The functions effectively take a set $S$ that is always a subset of a global set of all possible values $G$, where $|G|>1000$. (alternatively, they could take a $|G|$tuple of booleans, if that's easier). The functions return a real result. I want to minimize over $S$ the average value of these functions if all of them are given the same parameter $S$.

$$\min_{S\,\subset\, G}\left(\sum_{f\,\in\,F}f(S)\right)$$

Now here's the catch:

The functions take a fantastic amount of time to run (say, a few hours), and I intend to have a huge collection of such functions (say $|F|>1000$ to start). Every so often, a new function will be created and be added to the set. There is no bound to the size of $F$.

Obviously, I can't just use closed form optimization (I'll be dead before it'll finish), so I'm interested in an algorithm that can find an approximate solution and progressively refine it over time as new function results and new functions come in (and hopefully converge faster than brute force).

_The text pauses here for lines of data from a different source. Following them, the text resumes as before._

def load():
    global _lib
    if _lib is not None:
        return _lib
    if not os.path.exists(LIB_PATH):
        from . import build as _build
        _build.build()
    if not os.path.exists(LIB_PATH):
        raise RuntimeError(f"{LIB_PATH} is missing and could not be built: the xlstm_b200 path has no "
                           f"CPU fallback")
    lib = C.CDLL(LIB_PATH)
    vp, i32, i64, u32, sz = C.c_void_p, C.c_int, C.c_int64, C.c_uint, C.c_size_t
    lib.xl_abi_version.restype = i32
    lib.xl_last_error.restype = C.c_char_p
    lib.xl_create.argtypes = [C.POINTER(XLConfig), C.POINTER(vp)]
    lib.xl_create.restype = i32
    lib.xl_destroy.argtypes = [vp]
    lib.xl_destroy.restype = None
    lib.xl_state_dim_padded.argtypes = [vp]
    lib.xl_state_dim_padded.restype = i32
    lib.xl_bind_weight.argtypes = [vp, i32, i32, vp, i32, i64]
    lib.xl_bind_weight.restype = i32
    lib.xl_weights_ready.argtypes = [vp]
    lib.xl_weights_ready.restype = i32
    lib.xl_encoder_weights_ready.argtypes = [vp]
    lib.xl_encoder_weights_ready.restype = i32
    lib.xl_state_bytes.argtypes = [vp, i32]
    lib.xl_state_bytes.restype = sz
    lib.xl_state_layout.argtypes = [vp, i32, i32, i32, C.POINTER(sz), C.POINTER(sz)]
    lib.xl_state_layout.restype = i32
    lib.xl_state_reset.argtypes = [vp, vp, vp, i32, vp]
    lib.xl_state_reset.restype = i32
    lib.xl_encoder_step.argtypes = [vp, vp, vp, vp, i32, i32, i32, u32, vp]
    lib.xl_encoder_step.restype = i32
    lib.xl_mlstm_cell_step.argtypes = [vp, vp, vp, vp, vp, vp, vp, vp, vp, vp, i32, i32, i32, i32, vp]
    lib.xl_mlstm_cell_step.restype = i32
    lib.xl_policy_step.argtypes = [vp, vp, vp, vp, vp, vp, vp, vp, vp, i32, i32, u32, vp]
    lib.xl_policy_step.restype = i32
    lib.xl_policy_step_host.argtypes = [vp, vp, vp, vp, vp, vp, vp, i32, i32, u32, vp]
    lib.xl_policy_step_host.restype = i32
    lib.xl_prefill.argtypes = [vp, vp, vp, vp, i32, i32, u32, vp]
    lib.xl_prefill.restype = i32
    lib.xl_policy_prefill.argtypes = [vp, vp, vp, vp, vp, i32, i32, u32, vp]
    lib.xl_policy_prefill.restype = i32
    lib.xl_prefill_ragged.argtypes = [vp, vp, vp, vp, vp, i32, i32, u32, vp]
    lib.xl_prefill_ragged.restype = i32
    lib.xl_policy_prefill_ragged.argtypes = [vp, vp, vp, vp, vp, vp, i32, i32, u32, vp]
    lib.xl_policy_prefill_ragged.restype = i32
    lib.xl_policy_forward.argtypes = [vp, vp, vp, vp, vp, vp, i32, i32, C.POINTER(XLSeqOutputs), u32, vp]
    lib.xl_policy_forward.restype = i32
    lib.xl_policy_prefill_embeds.argtypes = [vp, vp, vp, vp, vp, vp, i32, i32, u32, vp]
    lib.xl_policy_prefill_embeds.restype = i32
    lib.xl_policy_forward_embeds.argtypes = [vp, vp, vp, vp, vp, vp, i32, i32, C.POINTER(XLSeqOutputs), u32, vp]
    lib.xl_policy_forward_embeds.restype = i32
    lib.xl_linear.argtypes = [vp, vp, vp, vp, vp, vp, i32, i32, i32, i32, vp]
    lib.xl_linear.restype = i32
    lib.xl_set_token_ring.argtypes = [vp, vp, i32, i32, vp]
    lib.xl_set_token_ring.restype = i32
    lib.xl_set_sampling.argtypes = [vp, C.POINTER(XLSampling), u32, vp]
    lib.xl_set_sampling.restype = i32
    lib.xl_sample_actions.argtypes = [vp, vp, i32, u32, C.POINTER(XLSampling), u32, vp, vp, vp]
    lib.xl_sample_actions.restype = i32
    lib.xl_set_option.argtypes = [vp, C.c_char_p, i32]
    lib.xl_set_option.restype = i32
    lib.xl_profile_begin.argtypes = [vp]
    lib.xl_profile_begin.restype = i32
    lib.xl_profile_end.argtypes = [vp, C.POINTER(C.c_double), C.POINTER(i64), C.POINTER(C.c_double)]
    lib.xl_profile_end.restype = i32
    lib.xl_launch_count.argtypes = [vp]
    lib.xl_launch_count.restype = i64
    _lib = lib
    return lib
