+    const int i = (int)(idx / Nr), r = (int)(idx - (long long)i * Nr);
+    u32 v = racc[idx];
+    if (r == 0 && restore) v = (u32)(s_nvox[i] - (s_pairs[i] + s_longer[i]));
+    glrlm_out[(size_t)idx * Na + a] = (r == 0 && !multi) ? 0.0 : (double)v;
+    if (zero_runs) racc[idx] = 0;
+  }
+  if (zero) {
+    for (int w = tid; w < nctl; w += blockDim.x)
+      if (w % Na == a) ctl[w] = 0;
+    const unsigned w0 = (unsigned)((unsigned long long)rz_w * a / Na), w1 = (unsigned)((unsigned long long)rz_w * (a + 1) / Na);
+    for (unsigned w = w0 + tid; w < w1; w += blockDim.x) rowzero[w] = 0;
+  }
+}
+
+}
diff --git a/pyradiomics_amd/csrc/prad_api.hip b/pyradiomics_amd/csrc/prad_api.hip
--- a/pyradiomics_amd/csrc/prad_api.hip
+++ b/pyradiomics_amd/csrc/prad_api.hip
@@ -99,6 +99,8 @@
   int *flags_d;
   int *flags_h;
 };
+
+void tail_mark_dirty(Context &c);
 
 int setup_call(Call &k, const int32_t *image, const uint8_t *mask, const int *size, int Nd, const int *angles,
                int Na, int Nvox, const int *voxels_dev, int kernelRadius, int force2Ddim, hipStream_t s,
@@ -143,7 +145,10 @@
     }
   }
   PRAD_TRY(c.get<int>("flags", 4, &k.flags_d));
-  if (zero_flags) PRAD_HIP(hipMemsetAsync(k.flags_d, 0, sizeof(int) * 4, s));
+  if (zero_flags) {
+    PRAD_HIP(hipMemsetAsync(k.flags_d, 0, sizeof(int) * 4, s));
+    tail_mark_dirty(c);
+  }
   void *fh = nullptr;
   PRAD_TRY(c.get_pinned("flags_h", sizeof(int) * 4, &fh));
   k.flags_h = (int *)fh;
@@ -687,7 +692,33 @@
   int *flags_d = nullptr;
   bool packed_inline = false;
   int lane = -1;
+  size_t acc_w = 0, rz_w = 0;
+  struct TailClean *tail = nullptr;
 };
+
+struct TailClean {
+  bool clean = false;
+  hipStream_t s = nullptr;
+  u32 *acc = nullptr, *rowzero = nullptr;
+  size_t acc_w = 0, rz_w = 0;
+  int *flags = nullptr;
+  bool flags_clean = false;
+  u32 *left = nullptr;
+  size_t left_w = 0;
+};
+std::map<std::string, TailClean> &tail_states() {
+  static thread_local std::map<std::string, TailClean> m;
+  return m;
+}
+void tail_mark_dirty(Context &c) {
+  auto it = tail_states().find(c.key("sweep_acc"));
+  if (it != tail_states().end()) it->second.clean = false;
+}
+bool fin_side();
+bool tail_merge_on() {
+  const char *e = getenv("PRAD_OLD_FINALIZE");
+  return !(e && atoi(e) != 0) && !fin_side();
+}
 
 bool fin_side() {
   static const bool on = getenv("PRAD_FINALIZE_STREAM") != nullptr && atoi(getenv("PRAD_FINALIZE_STREAM")) != 0;
@@ -727,6 +758,21 @@
   v.rowzero = nullptr;
   if (p.fw) PRAD_TRY(c.get<uint8_t>("rowzero", (size_t)nrows + 64, &v.rowzero));
   const size_t acc_w = nglcm + nglrlm + nctl, rz_w = v.rowzero ? ((size_t)nrows + 3) / 4 : 0;
+  v.acc_w = acc_w;
+  v.rz_w = rz_w;
+  TailClean &tc = tail_states()[c.key("sweep_acc")];
+  v.tail = &tc;
+  const TailClean was = tc;
+  tc.clean = false;
+  if (tail_merge_on() && was.clean && was.s == k.s && was.acc == v.acc && was.acc_w >= acc_w && was.flags == v.flags_d &&
+      (!v.rowzero || (was.rowzero == reinterpret_cast<u32 *>(v.rowzero) && was.rz_w >= rz_w))) {
+    if (was.left_w == 0 && was.flags_clean) return PRAD_OK;
+    const size_t fw = was.flags_clean ? 0 : 4;
+    const unsigned gl = (unsigned)std::max<size_t>(1, std::min<size_t>((was.left_w + 255) / 256, 1024));
+    hipLaunchKernelGGL(zero3_kernel, dim3(gl), dim3(256), 0, k.s, (u32 *)nullptr, (size_t)0, was.left, was.left_w,
+                       reinterpret_cast<u32 *>(v.flags_d), fw);
+    return check_launch("zero3_kernel");
+  }
   const size_t total_w = acc_w + rz_w + 4;
   const unsigned gx = (unsigned)std::max<size_t>(1, std::min<size_t>((total_w / 4 + 255) / 256, 1024));
   hipLaunchKernelGGL(zero3_kernel, dim3(gx), dim3(256), 0, k.s, v.acc, acc_w, reinterpret_cast<u32 *>(v.rowzero), rz_w,
@@ -896,6 +942,38 @@
     const bool runs_diag = p.fused || p.fw2;
     if (p.fw2 && p.skip1 && p.lines.count > 0 && !(glcm && glrlm && p.row_slot >= 0))
       return fail(PRAD_E_UNSUPPORTED, "sweep plan derives runs of length 1 but the call cannot restore them");
+    if (glcm && glrlm && runs_diag && tail_merge_on()) {
+      const long long per_angle = (long long)Ng * ((long long)Nr + Ng);
+      int S = per_angle <= 4096 ? 1 : (int)std::min<long long>(std::min(16, Ng), (per_angle + 2047) / 2048);
+      if (const char *e = getenv("PRAD_TAIL_SLICES")) S = std::max(1, std::min(std::min(64, Ng), atoi(e)));
+      const int zero = S == 1 ? 1 : 0, clear_flags = (zero && sticky) ? 1 : 0;
+      const int restore_from = (p.fw2 && p.skip1 && p.lines.count > 0) ? p.row_slot : -1;
+      const int nctl = (int)(v.acc_w - (size_t)Na * Ng * Ng - (size_t)Na * Ng * Nr);
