template <int LB, bool REC = (LB < 4), bool PAD = false>
__global__ void __launch_bounds__(QNT, 2) llda_sweep_quad_kernel(const KParams P)
{
    typedef QuadGeo<LB> Geo;
    constexpr int KP = Geo::KP, LPD = Geo::LPD, G = Geo::G, IS = Geo::IS;
    __shared__ int s_nk[KP];
    __shared__ int s_nk0[KP];
    __shared__ int s_ndk[QT / 4][QNT][4];
    __shared__ float s_pa[QT / 4][QNT][4];
    __shared__ float s_u[QNT / LPD][2 * LPD];
    __shared__ int s_hot[QT][16];

    const int tid = threadIdx.x;
    for (int i = tid; i < KP; i += QNT) {
        s_nk[i] = 0;
        s_nk0[i] = P.n_k[i];
    }
    for (int i = tid; i < QT * 16; i += QNT) {
        const int so = i >> 4, k = i & 15;
        const int kk = ((so & 1) << 3) | ((so >> 4) << 2) | (((so >> 3) & 1) << 1) | ((so >> 2) & 1);
        s_hot[so][k] = k == kk ? -(1 << (((so >> 1) & 1) << 4)) : 0;
    }
    __syncthreads();

    const int lane = tid & 63, lq = tid & (LPD - 1), row = lane >> LB, grp = tid >> LB;
    const int gbase = lane & (64 - LPD);
    const float vbeta32 = (float)P.vbeta, alpha32 = (float)P.alpha, beta32 = (float)P.beta;

    const int64_t site_base = P.doc_off[0];
    const int32_t *word_b = P.word + site_base, *freq_b = P.freq + site_base, *csc_b = P.csc_pos + site_base;
    int32_t *z_b = P.z + site_base;

    typedef int v4i __attribute__((ext_vector_type(4)));
    QP_DECL;

    auto update = [&](int sg, int pos, int df) {
        const int w = QLDS(s_ndk, sg, tid) + df;
        QLDS(s_ndk, sg, tid) = w;
        const int nd = w & 0xffff, nk = s_nk0[pos] + nd - (int)((uint32_t)w >> 16);
        QLDS(s_pa, sg, tid) = tier0_factor(nd, nk, alpha32, vbeta32);
    };

    for (int it = 0; it < P.dpg; ++it) {
        const int64_t idx = ((int64_t)blockIdx.x * P.dpg + it) * (QNT / LPD) + grp;
        const bool valid = idx < P.D;
        const int64_t ic = valid ? idx : P.D - 1;
        const int64_t d = P.doc_order ? (int64_t)P.doc_order[ic] : ic;
        int64_t s0 = P.doc_off[d];
        int len = valid ? (int)(P.doc_off[d + 1] - s0) : 0;
        if (len <= 0) {
            len = 0;
            s0 = site_base;
        }
        int maxlen;
        if constexpr (LB == 4) {
            maxlen = max(max(__builtin_amdgcn_readlane(len, 0), __builtin_amdgcn_readlane(len, 16)),
                         max(__builtin_amdgcn_readlane(len, 32), __builtin_amdgcn_readlane(len, 48)));
        } else {
            int ml = len;
#pragma unroll
            for (int m = LPD; m < 64; m <<= 1) ml = max(ml, __shfl_xor(ml, m, 64));
            maxlen = __builtin_amdgcn_readfirstlane(ml);
        }
        if (maxlen == 0) continue;

        int32_t *ndk_row = P.n_dk + d * KP;
        const uint32_t vm = PAD ? (uint32_t)P.lab_mask[d * G + 2 * lq] | (uint32_t)P.lab_mask[d * G + 2 * lq + 1] << 16 : ~0u;
        {
            int big = 0, tokens = 0;
#pragma unroll
            for (int i = 0; i < 4; ++i) {
                const v4i a = ((const v4i *)ndk_row)[i * G + 2 * lq], b = ((const v4i *)ndk_row)[i * G + 2 * lq + 1];
                const int r[8] = {a.x, a.y, a.z, a.w, b.x, b.y, b.z, b.w};
#pragma unroll
                for (int j = 0; j < 8; ++j) {
                    const int rho = quad_rho_of(i, j >> 2, j & 3);
                    const int k = s_nk0[(i << IS) + lq * 8 + j];
                    QLDS(s_ndk, rho, tid) = r[j] | (r[j] << 16);
                    QLDS(s_pa, rho, tid) = ((vm >> (16 * (j >> 2) + 4 * i + (j & 3))) & 1u) ? tier0_factor(r[j], k, alpha32, vbeta32) : 0.0f;
                    big |= r[j];
                    tokens += (int)((uint32_t)r[j] & 0xffffu);
                }
            }
#pragma unroll
            for (int m = 1; m < LPD; m <<= 1) tokens += __shfl_xor(tokens, m, LPD);
            if (valid && (((uint32_t)big >> 16) || tokens > 65535) && P.status) atomicOr(P.status, 4);
        }
        const uint32_t gdoc = (uint32_t)(d + P.doc_base);
        const uint32_t sb = (uint32_t)(s0 - site_base) * 4u;
        const int last = len > 0 ? len - 1 : 0;
        auto off_of = [&](int n) { return opaque_u32(sb + (uint32_t)min(n, last) * 4u); };
        auto load_scalars = [&](QuadSite &R, const uint32_t o) {
            R.v = gload_i32(word_b, o); R.f = gload_i32(freq_b, o); R.c = gload_i32(csc_b, o); R.zo = gload_i32(z_b, o);
        };
        const int32_t *rec_b = REC ? P.site_rec + site_base * 4 : nullptr;
        int pv = 0, pf = 0, pc = 0;
        auto load_rec = [&](int &v, int &f, int &c, const uint32_t o) {
            const v4i r = *(const LLDA_GLOBAL v4i *)((const LLDA_GLOBAL char *)rec_b + (o << 2));
            v = r.x; f = r.y; c = r.z;
        };
        auto decode_old = [&](QuadSite &R) {
            R.lo = (R.zo >> 3) & (LPD - 1);
            R.so = quad_rho<LB>(R.zo);
        };
        int xp[16];
        auto load_row16 = [&](const int v, int &flag) {
#ifdef ABL_NOLOAD
#pragma unroll
            for (int k = 0; k < 16; ++k) xp[k] = ((v + k) & 7) * 0x10001;
            flag = 1;
            return;
#endif
            const LLDA_GLOBAL char *q = (const LLDA_GLOBAL char *)P.n_kw16 + (((uint32_t)v << (IS + 3)) + (uint32_t)lq * 16u);
            const v4i a = *(const LLDA_GLOBAL v4i *)q, b = *(const LLDA_GLOBAL v4i *)(q + 32 * LPD);
            const v4i c = *(const LLDA_GLOBAL v4i *)(q + 16 * LPD), e = *(const LLDA_GLOBAL v4i *)(q + 48 * LPD);
            xp[0] = a.x; xp[1] = a.y; xp[2] = a.z; xp[3] = a.w;
            xp[4] = b.x; xp[5] = b.y; xp[6] = b.z; xp[7] = b.w;
            xp[8] = c.x; xp[9] = c.y; xp[10] = c.z; xp[11] = c.w;
            xp[12] = e.x; xp[13] = e.y; xp[14] = e.z; xp[15] = e.w;
            flag = *(const LLDA_GLOBAL uint8_t *)((const LLDA_GLOBAL char *)P.row16 + (uint32_t)v);
        };
        q_v32f xv;
        auto convert_row = [&](const int v, const int flag, const int so, const float own) {
            LLDA_MARK("convert");
            const uint64_t wide_w = __ballot(flag == 0);
            if (__builtin_expect(wide_w == 0, 1)) {
#pragma unroll
                for (int k = 0; k < 16; ++k) {
                    const int e = k >> 3, j = (k >> 2) & 1, m = k & 3;
                    const int i = 2 * j + (m >> 1), c = 2 * (m & 1);
                    xv[quad_rho_of(i, e, c)] = (float)((uint32_t)xp[k] & 0xffffu);
                    xv[quad_rho_of(i, e, c + 1)] = (float)((uint32_t)xp[k] >> 16);
                }
            } else {
                LLDA_MARK("rare_wide_row");
                int xi[QT];
#pragma unroll
                for (int t = 0; t < QT; ++t) xi[t] = 0;
                if (flag == 0) {
                    const LLDA_GLOBAL v4i *q = (const LLDA_GLOBAL v4i *)((const LLDA_GLOBAL int32_t *)P.n_kw + ((uint64_t)(uint32_t)v << (IS + 2)));
#pragma unroll
                    for (int i = 0; i < 4; ++i) {
                        const v4i a = q[i * G + 2 * lq], b = q[i * G + 2 * lq + 1];
                        xi[quad_rho_of(i, 0, 0)] = a.x; xi[quad_rho_of(i, 0, 1)] = a.y; xi[quad_rho_of(i, 0, 2)] = a.z; xi[quad_rho_of(i, 0, 3)] = a.w;
                        xi[quad_rho_of(i, 1, 0)] = b.x; xi[quad_rho_of(i, 1, 1)] = b.y; xi[quad_rho_of(i, 1, 2)] = b.z; xi[quad_rho_of(i, 1, 3)] = b.w;
                    }
                }
#pragma unroll
                for (int k = 0; k < 16; ++k) {
                    const int e = k >> 3, j = (k >> 2) & 1, m = k & 3;
                    const int i = 2 * j + (m >> 1), c = 2 * (m & 1);
                    const int ra_ = quad_rho_of(i, e, c), rb_ = quad_rho_of(i, e, c + 1);
                    xv[ra_] = flag == 0 ? (float)xi[ra_] : (float)((uint32_t)xp[k] & 0xffffu);
                    xv[rb_] = flag == 0 ? (float)xi[rb_] : (float)((uint32_t)xp[k] >> 16);
                }
#pragma unroll
                for (int r = 0; r < QT; ++r) xv[r] -= (flag == 0 && so == r) ? own : 0.0f;
            }
        };
        auto remove_own_packed = [&](const int so, const int own) {
            LLDA_MARK("own_removal");
            const v4i *hot = (const v4i *)&s_hot[so][0];
#pragma unroll
            for (int j = 0; j < 4; ++j) {
                const v4i h = hot[j];
                xp[4 * j] += __mul24(h.x, own); xp[4 * j + 1] += __mul24(h.y, own);
                xp[4 * j + 2] += __mul24(h.z, own); xp[4 * j + 3] += __mul24(h.w, own);
            }
        };

        QuadSite R0, R1, R2;
        int wq = 0;
        if constexpr (REC) {
            load_rec(R0.v, R0.f, R0.c, off_of(0)); R0.zo = gload_i32(z_b, off_of(0));
            load_rec(R1.v, R1.f, R1.c, off_of(1)); R1.zo = gload_i32(z_b, off_of(1));
            load_rec(pv, pf, pc, off_of(2));
        } else {
            load_scalars(R0, off_of(0));
            load_scalars(R1, off_of(1));
            wq = gload_i32(word_b, off_of(2));
        }
        R0.zn = R1.zn = 0;
        R2.v = R2.f = R2.zo = R2.c = R2.zn = R2.lo = R2.so = R2.w = 0;
        load_row16(R0.v, R0.w);
        uint32_t r0 = 0, r1 = 0, r2 = 0, r3 = 0;
        decode_old(R0);
        if (len > 0 && lq == R0.lo) update(R0.so, R0.zo, -R0.f);
        remove_own_packed(R0.so, (len > 0 && lq == R0.lo) ? R0.f : 0);
        convert_row(R0.v, R0.w, R0.so, (len > 0 && lq == R0.lo) ? (float)R0.f : 0.0f);
        load_row16(R1.v, R1.w);

        auto site = [&](const int n, QuadSite &cur, QuadSite &nxt, QuadSite &prv) {
            const bool act = n < len, more = n + 1 < len;
            const int f = cur.f, zo = cur.zo;
            QP_START();
            LLDA_MARK("site_top");
            LLDA_MARK("lds_factors");
            __builtin_amdgcn_s_setprio(QP_TOP);
            q_v2f pa[16];
#pragma unroll
            for (int a = 0; a < 16; ++a) {
                pa[a].x = QLDS(s_pa, 2 * a, tid);
                pa[a].y = QLDS(s_pa, 2 * a + 1, tid);
            }
            LLDA_MARK("rng");
            if ((n & (2 * LPD - 1)) == 0) {
                LLDA_MARK("rare_philox");
                r0 = (uint32_t)(n >> 1) + (uint32_t)lq; r1 = gdoc; r2 = P.stream_id; r3 = P.sweep;
                philox4x32_10(r0, r1, r2, r3, P.key0, P.key1);
                s_u[grp][2 * lq] = (float)(r0 >> 5) * 0x1p-27f;
                s_u[grp][2 * lq + 1] = (float)(r2 >> 5) * 0x1p-27f;
                LLDA_MARK("rng");
            }
            const float u32 = s_u[grp][n & (2 * LPD - 1)];
            QP_MARK(0);
            int zn;
            uint64_t unsure = quad_draw<LB, PAD>(xv, pa, u32, P.margin0_rel, P.margin0_data, beta32, lq, zn) & __ballot(act);
            QP_MARK(1);
            LLDA_MARK("cold_check");
            if (__builtin_expect(unsure != 0, 0)) {
                LLDA_MARK("rare_cold");
                const int holder = (n >> 1) & (LPD - 1);
                const uint32_t ra_l = (n & 1) ? r2 : r0, rb_l = (n & 1) ? r3 : r1;
                const int bp_h = (gbase | holder) << 2;
                const uint32_t ra = (uint32_t)__builtin_amdgcn_ds_bpermute(bp_h, (int)ra_l), rb = (uint32_t)__builtin_amdgcn_ds_bpermute(bp_h, (int)rb_l);
                const uint64_t t0_w = unsure;
                if (lq == 0 && ((t0_w >> gbase) & Geo::GM) && P.status) atomicAdd(P.status + 1, 1);
                int z1;
                const uint64_t still = ((P.margin_rel < 1.0 ? quad_tier1<LB, PAD>(xv, s_ndk, s_nk0, tid, lq, uniform53(ra, rb), P.alpha, P.beta, P.vbeta,
                                                                        P.margin_rel, vm, z1) : ~0ull) | __ballot(cur.w == 0)) & __ballot(act);
                const bool mine0 = ((t0_w >> gbase) & Geo::GM) != 0;
                zn = mine0 ? z1 : zn;
                uint32_t rows = 0;
#pragma unroll
                for (int r = 0; r < Geo::DPW; ++r)
                    rows |= (((t0_w >> (LPD * r)) & Geo::GM) && ((still >> (LPD * r)) & Geo::GM)) ? (1u << r) : 0u;
                rows = (uint32_t)__builtin_amdgcn_readfirstlane((int)rows);
                while (__builtin_expect(rows != 0, 0)) {
                    const int r = __builtin_ctz(rows);
                    rows &= rows - 1;
                    const int src = r * LPD;
                    const int zo_r = __builtin_amdgcn_readlane(zo, src);
                    int zc = quad_cold<LB, PAD>(s_ndk, s_nk0, (tid & 64) + src, __builtin_amdgcn_readlane(cur.v, src),
                                       __builtin_amdgcn_readlane(f, src), zo_r, (uint32_t)__builtin_amdgcn_readlane((int)ra, src),
                                       (uint32_t)__builtin_amdgcn_readlane((int)rb, src), lane,
                                       (int64_t)__builtin_amdgcn_readlane((int)d, src),
                                       (const KParams *)__builtin_amdgcn_kernarg_segment_ptr());
                    if (__builtin_expect(zc < 0, 0)) {
                        zc = zo_r;
                        if (lane == 0 && P.status) atomicOr(P.status, 1);
                    }
                    zn = (row == r) ? (zc | (quad_rho<LB>(zc) << 9)) : zn;
                }
            }
            QP_MARK(2);
            LLDA_MARK("decode");

            {
                const int zpos = zn & 511, sn = zn >> 9, ln = (zn >> 3) & (LPD - 1);
                cur.zn = zpos;
                decode_old(nxt);
                const bool own_new = act && lq == ln, own_old = more && lq == nxt.lo;
                const int sg = own_new ? sn : own_old ? nxt.so : 0;
                const int ps = own_new ? zpos : own_old ? nxt.zo : (lq << 3);
                const int df = own_new ? f : own_old ? -nxt.f : 0;
                LLDA_MARK("count_update");
                const int w0 = QLDS(s_ndk, sg, tid), k0 = s_nk0[ps];
                QP_MARK(3);
                LLDA_MARK("scalars");
                __builtin_amdgcn_s_setprio(QP_BULK);
                int w_next;
                if constexpr (REC) {
                    prv.v = w_next = pv; prv.f = pf; prv.c = pc;
                    prv.zo = gload_i32(z_b, off_of(n + 2));
                    load_rec(pv, pf, pc, off_of(n + 3));
                } else {
                    w_next = wq;
                    load_scalars(prv, off_of(n + 2));
                    wq = gload_i32(word_b, off_of(n + 3));
                }
                QP_MARK(4);
                remove_own_packed(nxt.so, (more && lq == nxt.lo) ? nxt.f : 0);
                convert_row(nxt.v, nxt.w, nxt.so, (more && lq == nxt.lo) ? (float)nxt.f : 0.0f);
                QP_MARK(5);
                LLDA_MARK("row_prefetch");
                load_row16(w_next, prv.w);
                LLDA_MARK("count_update");
                const int w = w0 + df;
                QLDS(s_ndk, sg, tid) = w;
                const int nd = w & 0xffff, nk = k0 + nd - (int)((uint32_t)w >> 16);
                QLDS(s_pa, sg, tid) = tier0_factor(nd, nk, alpha32, vbeta32);
                if (__builtin_expect(__ballot(own_new && own_old) != 0, 0)) {
                    LLDA_MARK("rare_second_update");
                    if (own_new && own_old) update(nxt.so, nxt.zo, -nxt.f);
                }
#ifndef ABL_NOCOMMIT
                {
                    LLDA_MARK("commit");
                    const uint32_t zoff = opaque_u32(sb + (uint32_t)n * 4u);
                    const LLDA_GLOBAL uint32_t *lp = (const LLDA_GLOBAL uint32_t *)P.commit_log + (uint32_t)(cur.c & 0x7fffffff);
                    const uint32_t word = (uint32_t)zo | ((uint32_t)zpos << 16);
if (lq == 0 && act) {
                        gstore_i32(z_b, zoff, zpos);
                        *(LLDA_GLOBAL uint32_t *)lp = word;
                    }
                }
#endif
            }
            LLDA_MARK("loop");
            QP_MARK(6);
        };
        for (int n = 0;; n += 3) {
            site(n, R0, R1, R2);
            if (n + 1 >= maxlen) break;
            site(n + 1, R1, R2, R0);
            if (n + 2 >= maxlen) break;
            site(n + 2, R2, R0, R1);
            if (n + 3 >= maxlen) break;
        }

We can have a better-than-brute-force because the functions $F$ behave similarly. Namely, $f(S) \approx f(T)$ when $S\approx T$ and $k_aF_a(S) \approx k_bF_b(S)$ for all $S$ ($k$ is constant). There are, of course, many exceptions.


Now, I am new in the CS field so I have no idea what things are called. AFAIK I haven't learned how to do this in Into to ML, but it has the feel of a Genetic Algorithm problem. If anyone could point me to a technique or a name, I'd be very happy.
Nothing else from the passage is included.